# Kawasaki H2R smoke sum all............



## 1Alpha1 (Sep 20, 2018)

https://www.instagram.com/p/Bn90sVCDHwo/?utm_source=ig_share_sheet&igshid=hnukek3emdf8


----------



## Little Al (Sep 21, 2018)

Horses for courses different machines for different purposes Bike quick off the line F1 car at a disadvantage in a more or less straight line put some corners in the track,unfair on the fighter it was not in its design environment different ball game when it gets airborne Distorted results only viable when like for like 2 middle of the grid F1 cars raced 2 British super bikes/riders on the Brands Hatch inter circuit bikes got 10 sec start in a 10 minute +1lap race at the race ends the cars were some 45 secs ahead Down force & cornering speed being the difference speed on the straights being comparable


----------



## 1Alpha1 (Sep 21, 2018)

I don't think that it was intended to settle anything. Just an attempt for Kawasaki to garner some publicity.

Not so much different than some of the stupid car commercials that are on tv now-a-days.

*Like this one:*

https://video.search.yahoo.com/vide...517728561&fr2=p:s,v:v&fr=yset_chr_syc_hp&tt=b


----------



## spyder62 (Sep 21, 2018)

When I saw h2 I had to click on this thread. When I was a youngin back in the 70’s my brother had a Kawasaki 750 triple. I believe it was an h2. It was a 2 stroke street bike. Pretty fast for its day. I almost fell off the back of it once carrying a can of gas. Borrowed it a couple of times without him knowing. We used to call it smokin joe. It looked like the mosquito truck going down the road. I guess they named this new bike after the old one.


----------



## 1Alpha1 (Sep 21, 2018)

spyder62 said:


> When I saw h2 I had to click on this thread. When I was a youngin back in the 70’s my brother had a Kawasaki 750 triple. I believe it was an h2. It was a 2 stroke street bike. Pretty fast for its day. I almost fell off the back of it once carrying a can of gas. Borrowed it a couple of times without him knowing. We used to call it smokin joe. It looked like the mosquito truck going down the road. I guess they named this new bike after the old one.




Yeah, the new H2 / H2R is a large four-stroke. 1st ever factory manufactured super-charged engine. The H2R is a factory replica race-bike, is very expensive and in very limited numbers available for sale. Word on the street is $50K. 

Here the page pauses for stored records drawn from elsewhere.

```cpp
#ifdef ORL_TIMING
static __device__ unsigned long long g_wts[16384 * 8];
#endif
__device__ __forceinline__ void wave_prio_rotate(int slot, int shift) {
  const int p = (slot + (int)(wall_clock64() >> shift)) & 3;
  if (p == 0) __builtin_amdgcn_s_setprio(0);
  else if (p == 1) __builtin_amdgcn_s_setprio(1);
  else if (p == 2) __builtin_amdgcn_s_setprio(2);
  else __builtin_amdgcn_s_setprio(3);
}
template <int ENV, int W, int LDS_, bool PF, bool RW = false>
__device__ __forceinline__ void persist_body(const DevParams& P, int pol, int target, int* wg_step, u32* n_unfinished) {
  constexpr bool RD = persist_rd_of(LDS_);
  constexpr int LDS = persist_state_of(LDS_);
  constexpr bool CP = PersistCompact<ENV>::value;
  static_assert(!RD || (CP && !RW), "rows deferred: single-core families, one wavefront per 8 envs");
  static_assert(!RW || (CP && (LDS == 1 || LDS == 3)), "two-wavefront form: single-core families, slot maps in LDS");
#ifdef ORL_DIAG_WAVE_SYNC
#define ORL_SYNC() do { wave_fence(); __builtin_amdgcn_wave_barrier(); } while (0)
#else
#define ORL_SYNC() do { if constexpr (RW) { wave_fence(); __builtin_amdgcn_wave_barrier(); } else __syncthreads(); } while (0)
#endif
  constexpr bool SVC = ORL_PERSIST_SVC != 0;
  constexpr bool DS = PersistDeferred<ENV, LDS>::value;
#ifdef ORL_DIAG_NO_MINI
  constexpr bool MINI = false;
#else
  constexpr bool MINI = DS && (LDS == 0 || LDS == 3);
#endif
  const int ICL = (PersistInner<ENV, W, LDS>::value && !RD) ? P.persist_ic : 0;
  const bool IC = ICL >= 1, OC = ICL >= 2;
  constexpr bool SR = PF;
  const PersistLds L = persist_lds_layout(P.E, P.H, P.bm_words, P.C, LDS, CP, ICL, PersistDeferred<ENV, 0>::value, RD);
  typename sp::SinkEntryOf<CP>::type* s_tab = (typename sp::SinkEntryOf<CP>::type*)(orl_lds_raw + L.tab);
  u32* s_tally = (u32*)(orl_lds_raw + L.tally);
  unsigned short* s_mtab = (unsigned short*)(orl_lds_raw + L.mtab);
  unsigned short* s_list = (unsigned short*)(orl_lds_raw + L.list);
  int* s_deferred = (int*)(orl_lds_raw + L.misc);
  u32* s_list_n = (u32*)(orl_lds_raw + L.misc + 8);
  u32* rw_sync = (u32*)(orl_lds_raw + L.total);
  sp::CtrlLds<CP> T = {s_tab, s_tally, L.tw, s_mtab, s_list, s_list_n, s_deferred, rw_sync};
  u32 rw_asked0 = 0u, rw_asked1 = 0u;
  u32 rw_early = 0u, rw_early_groups = 0u;
#define ORL_RW_TAKE(AREA, LANE)                                                                                           \
  do {                                                                                                                   \
    const double* q_ = (const double*)((const char*)(rw_sync + ORL_RW_SYNC_WORDS) + (AREA) * (ORL_RW_STAGE_BYTES / 2));    \
    svb.q = q_[LANE]; svb.ht = q_[64 + (LANE)]; svb.pk = ((const u32*)(q_ + 128))[LANE]; svb.cnt = ((const int*)(q_ + 128))[64 + (LANE)]; \
  } while (0)
#define ORL_RW_ASK(AREA, BALLOT, NWANT, LANE)                                                                             \
  do {                                                                                                                   \
    u32 groups_ = 0u;                                                                                                    \
    for (int g_ = 0; g_ < 8; g_++) groups_ |= (u32)(((BALLOT) >> (8 * g_)) & 1ull) << g_;                               \
    if ((LANE) == 0) { rw_sync[6 + 4 * (AREA)] = (u32)(NWANT); rw_sync[7 + 4 * (AREA)] = groups_; }                       \
    if ((AREA) == 0) { rw_asked0++; rw_early = rw_asked0; rw_early_groups = groups_; }                                   \
    else rw_asked1++;                                                                                                    \
    rw_signal(rw_sync + 4 + 4 * (AREA), (AREA) ? rw_asked1 : rw_asked0, (LANE));                                         \
  } while (0)
  if constexpr (RW) {
    if (threadIdx.x < ORL_RW_SYNC_WORDS) rw_sync[threadIdx.x] = 0u;
    __syncthreads();
    if (threadIdx.x >= 64) {
      persist_row_wave<ENV, W, LDS>(P, L, ICL, rw_sync);
      return;
    }
  }
  const int lane = lane_id();
  const i64 env0 = (i64)blockIdx.x * 8;
  const i64 env = env0 + (threadIdx.x >> 3);
  const int nenv = (int)(P.B - env0 < 8 ? P.B - env0 : 8);
  int step = wg_step[blockIdx.x];
  const int fair = RW ? 0 : P.persist_fair;
  const int wslot = (int)__builtin_amdgcn_s_getreg(4 | (0 << 6) | (3 << 11));
  sp::Prof prof;
#ifdef ORL_TIMING
  unsigned long long wts0 = wall_clock64(), wts1 = 0, wts2 = 0;
#endif
  const bool pend = (env < P.B) && ((P.scal[env * ORL_SCAL_WORDS + SC_ACC] >> 16) & 1ull) != 0ull;
  const bool valid = env < P.B;
  sp::SoonRegs soon_c;
  soon_c.dirty = 0;
  sp::SvcBuf svb;
  svb.q = 0.0; svb.ht = 0.0; svb.pk = 0u; svb.cnt = 0;
  sp::StepCarry C;
  C.soon = SR ? &soon_c : nullptr;
  C.svc = SVC ? &svb : nullptr;
  u64 now0_w = 0ull;
#define ORL_LOAD_CARRIED()                                                                                  \
  do {                                                                                                      \
    C.desc = valid ? P.svc_desc[env] : 0ull;                                                                \
    if (DS && valid && step < target) {                                                                     \
      C.esp = (int)P.scal[env * ORL_SCAL_WORDS + SC_ESP];                                                   \
      if (ENV == ENV_RMCSA) {   \
        const u64 acc_ = P.scal[env * ORL_SCAL_WORDS + SC_ACC];                                             \
        C.prev_core = (acc_ & 2ull) ? (int)((acc_ >> 32) & 31ull) : 0;                                      \
      }                                                                                                     \
      now0_w = P.scal[env * ORL_SCAL_WORDS + SC_NOW];                                                       \
    }                                                                                                       \
    if (SVC && valid && step < target) {                                                                    \
      const size_t sl_ = (size_t)blockIdx.x * 64 + (size_t)lane;                                            \
      svb.cnt = P.svc_cnt[sl_];                                                                             \
      if (!sp::svc_empty(svb)) { svb.q = P.svc_q[sl_]; svb.ht = P.svc_ht[sl_]; svb.pk = P.svc_pk[sl_]; }   \
    }                                                                                                       \
    _Pragma("unroll") for (int k = 0; k < ORL_SOON_PER_LANE; k++) {                                         \
      const bool ld = SR && valid && step < target;                                                         \
      soon_c.t[k] = ld ? P.soon_t[env * ORL_SOON + (lane & 7) + 8 * k] : __builtin_inf();                   \
      soon_c.i[k] = ld ? (int)P.soon_i[env * ORL_SOON + (lane & 7) + 8 * k] : 0;                            \
    }                                                                                                       \
  } while (0)
  sp::Wmem M = sp::wmem_global(P);
  constexpr bool REC = (LDS == 1 || LDS == 2);
  if (LDS != 2 && !RD) {
    M.clk = (double*)(orl_lds_raw + L.clk);
    M.clk_env0 = env0;
  }
  if (LDS >= 1) {
// ... 158 lines not shown
          if (rw_early != 0u && __ballot(want && early_mine) != 0ull) {
            rw_wait(rw_sync + 5, rw_early);
            if (want && early_mine) { ORL_RW_TAKE(0, lane_i); want = false; }
            rw_early = 0u;
            rw_early_groups = 0u;
          }
          if (__ballot(want) != 0ull) {
            ORL_RW_ASK(1, __ballot(want), (left < 8 ? left : 8), lane_i);
            rw_wait(rw_sync + 9, rw_asked1);
            if (want) ORL_RW_TAKE(1, lane_i);
          }
          wave_fence();
        } else {
          sp::svc_generate<ENV>(P, sp::wm_scal(P, M, valid_i ? env_i : M.scenv0), P.mt + (valid_i ? env_i : 0) * 624, (P.rates ? P.rates + env0 : nullptr), lane_i, left < 8 ? left : 8, svb, need);
        }
      }
#endif
    }
    ORL_PROFA(0);
    sp::CtrlOpts O;
    O.persistent = true;
    O.write_io = (step + 1 == target);
    O.trusted = true;
    O.emit_queue = false;
    O.prefetch = PF;
    O.auto_reset = true;
    O.rank_pairs = SR;
    O.parity = 0;
    int done_i = 0;
    {
      int a[4];
      ScanHand hand;
      hand.n = 1; hand.q[0] = hand.q[1] = hand.q[2] = hand.q[3] = 0ull;
      hand.words = (P.H + 2 + 7) >> 3;
#ifdef ORL_DIAG_INSTEAD_OF_SCAN
      constexpr bool HAND = false;
      int pop_pre = -2;
      ORL_DIAG_INSTEAD_OF_SCAN
#else
      constexpr bool HAND = DS && ENV != ENV_RMCSA;
      int pop_pre = -2;
      if (HAND) {
        pop_pre = -1;
        if (valid_i) {
          u64* rec_i = sp::wm_scal(P, M, env_i);
          const int nfree = (int)(u32)*sp::mrec<MINI>(M, rec_i, env_i, SC_HINT);
          if (nfree > 0) pop_pre = (int)((const unsigned short*)(rec_i + SC_FREE0))[nfree - 1];
        }
      }
      policy_g<ENV, W, 8>(P, sp::wm_bm(P, M, valid_i ? env_i : M.env0), valid_i, (int)(u32)C.desc, (int)((C.desc >> 32) & 0xffffu),
                          (int)((C.desc >> 48) & 0xffu), lane_i, pol, (pol == POL_PATH_FF && valid_i) ? P.path_col[env_i] : 0, a,
                          HAND ? &hand : nullptr);
#endif
      const int4 av = make_int4(a[0], a[1], a[2], a[3]);
      ORL_PROFA(1);
      if (fair) wave_prio_rotate(wslot, fair);
      T.deferred = &s_deferred[step & 1];
      C.t = step - first_step;
      sp::ctrl_phase<ENV, W, CP, DS, MINI, DS && RW, DS && RD>(P, M, O, T, C, env_i, valid_i, lane_i, prof, &av, &done_i, nullptr,
                                                               HAND ? &hand : nullptr, pop_pre);
    }
    ORL_SYNC();
    if (fair) wave_prio_rotate(wslot, fair);
    if constexpr (RW) {
      C.rw_k++;
      rw_signal(rw_sync + 0, C.rw_k, lane_i);
      if constexpr (SVC) {
        const bool one_left = valid_i && ((svb.cnt & 0xff) + 1 == (svb.cnt >> 8));
        const int lim = DS ? first_step + P.log_cap : target;
        const int after = target - step - 2;
        if (s_deferred[step & 1] == 0 && step + 1 < (lim < target ? lim : target) && after >= 1 && rw_early == 0u) {
          const u64 bw = __ballot(one_left);
          if (bw != 0ull) ORL_RW_ASK(0, bw, (after < 8 ? after : 8), lane_i);
        }
      }
      ORL_PROFA(12);
    } else if constexpr (!RD) {
#ifdef ORL_DIAG_NO_ROWS
      const int n_items = 0;
#else
      const int n_items = (int)*s_list_n;
#endif
      ORL_PROFA(12);
      for (int idx = lane_i; idx < n_items; idx += 64) {
        const int code = (int)s_list[idx];
        const int el = (code >> 8) & 7, link = code & 0xff, second = code >> 15;
        if constexpr (!CP) {
          if (!second) sp::row_item_lane<ENV, W>(P, M, sp::item_from_sink(env0 + el, link, s_tab[P.E * el + link]), prof);
        } else {
          sp::row_item_lane1<ENV, W>(P, M, env0 + el, link, s_tab[P.E * el + link].bits, s_mtab + ORL_MTAB * el, second, prof, PF);
        }
      }
      ORL_PROFA(13);
    }
    const bool deferred = s_deferred[step & 1] != 0;
    if (ENV == ENV_DEEPRMSA && (O.write_io || deferred)) {
      ORL_SYNC();
      if (valid_i) {
        if (MINI) {
          u64 sd, br;
          sp::svc_words<ENV>(P, C.desc, sd, br);
          obs8_env_w<W>(P, sp::wm_bm(P, M, env_i), sd, br, env_i, lane_i, done_i);
        } else {
          obs8_env<W>(P, sp::wm_bm(P, M, env_i), sp::wm_scal(P, M, env_i), env_i, lane_i, done_i);
        }
      }
    }
    step++;
    if (deferred) { left_pending = true; break; }
    if constexpr (RD) { if (__ballot(valid_i && C.ecur + 1 + P.rel_limit > P.elog_cap) != 0ull) break; }
  }
  ORL_PROF_END();
#ifdef ORL_TIMING
  wts2 = wall_clock64();
#endif
  if constexpr (RW) {
    rw_wait(rw_sync + 2, C.rw_k);
    if (SVC && rw_early != 0u) {
      rw_wait(rw_sync + 5, rw_early);
      if (valid && ((rw_early_groups >> (lane >> 3)) & 1u) != 0u) ORL_RW_TAKE(0, lane);
    }
    rw_signal(rw_sync + 3, 1u, lane);
  }
  const bool finished_run = P.persist_finish && step > first_step && !left_pending;
  if (DS) {
    if (step > first_step) {
      ORL_SYNC();
      int tid_t = (int)threadIdx.x;
      asm volatile("" : "+v"(tid_t));
      const i64 env_t = env0 + (tid_t >> 3);
      if (ENV != ENV_RWA && !RD && env_t < P.B && (tid_t & 7) == 0) {
        int* cs = sp::wm_cs(P, M, env_t);
        int* rs = cs + 2 * P.C;
        const int pc = (ENV == ENV_RMCSA) ? C.prev_core : 0;
        int occ, fb;
        if (!M.cs_lds) { occ = atomicAdd(cs + 2 * pc, 0) - atomicAdd(rs + 2 * pc, 0); fb = atomicAdd(cs + 2 * pc + 1, 0) - atomicAdd(rs + 2 * pc + 1, 0); }
        else { occ = cs[2 * pc] - rs[2 * pc]; fb = cs[2 * pc + 1] - rs[2 * pc + 1]; }
        P.slog[(size_t)(3 * (step - first_step) + 1) * (size_t)P.log_stride + (size_t)env_t] = sp::slog_w1(false, 0, 0, occ, fb);
      }
    }
    if (threadIdx.x == 0) P.log_n[blockIdx.x] = (step - first_step) | (finished_run ? (1 << 16) : 0);
    if constexpr (RD) {
      int tid_e = (int)threadIdx.x;
      asm volatile("" : "+v"(tid_e));
      const i64 env_e = env0 + (tid_e >> 3);
      if (env_e < P.B && (tid_e & 7) == 0) P.elog_n[env_e] = C.ecur;
    }
  } else if (PersistDeferred<ENV, 0>::value && threadIdx.x == 0) {
    P.log_n[blockIdx.x] = 0;
  }
  if (P.persist_finish && step > first_step && !left_pending) {
    ORL_SYNC();
    u32 f = 0u;
    int tid_f = (int)threadIdx.x;
    asm volatile("" : "+v"(tid_f));
    const i64 env_f = env0 + (tid_f >> 3);
    if (env_f < P.B && (tid_f & 7) == 0) {
      u64* s = sp::wm_scal(P, M, env_f);
      int* cs = sp::wm_cs(P, M, env_f);
      int* rs = cs + 2 * P.C;
      const u64 acc = DS ? 0ull : s[SC_ACC];
      if ((u32)acc & 2u) {
        const int c0 = (int)((acc >> 32) & 31);
        const i64 s_nh_prov = (i64)(acc >> 37);
        int occ, fb;
        if (!M.cs_lds) {
// ... 825 lines not shown
```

Don't know much more than that about it. Anyways, leave it to Kawasaki to set the super bike standards among the Japanese makers.

https://www.cycleworld.com/2015/03/...ycle-review-first-ride-photos-specifications/


----------



## 1Alpha1 (Sep 21, 2018)




----------



## Little Al (Sep 22, 2018)

1Alpha1 said:


> Yeah, the new H2 / H2R is a large four-stroke. 1st ever factory manufactured super-charged engine. The H2R is a factory replica race-bike, is very expensive and in very limited numbers available for sale.
> 
> Don't know much more than that about it. Anyways, leave it to Kawasaki to set the super bike standards among the Japanese makers.
> 
> https://www.cycleworld.com/2015/03/...ycle-review-first-ride-photos-specifications/


Having raced bike of most capacities on road & road circuits for over 45 years (till they wouldn't renew my race license"age"there are 2 things consistent no matter size or power you get wet if you ride/race in the rain & all are capable of pitching you down the road if you overdo the right hand twisting


----------



## 1Alpha1 (Sep 22, 2018)

Yes, that's the thing about motorcycles. They tend to want to fall down. It's up to you (the rider) to counteract that tendency.


----------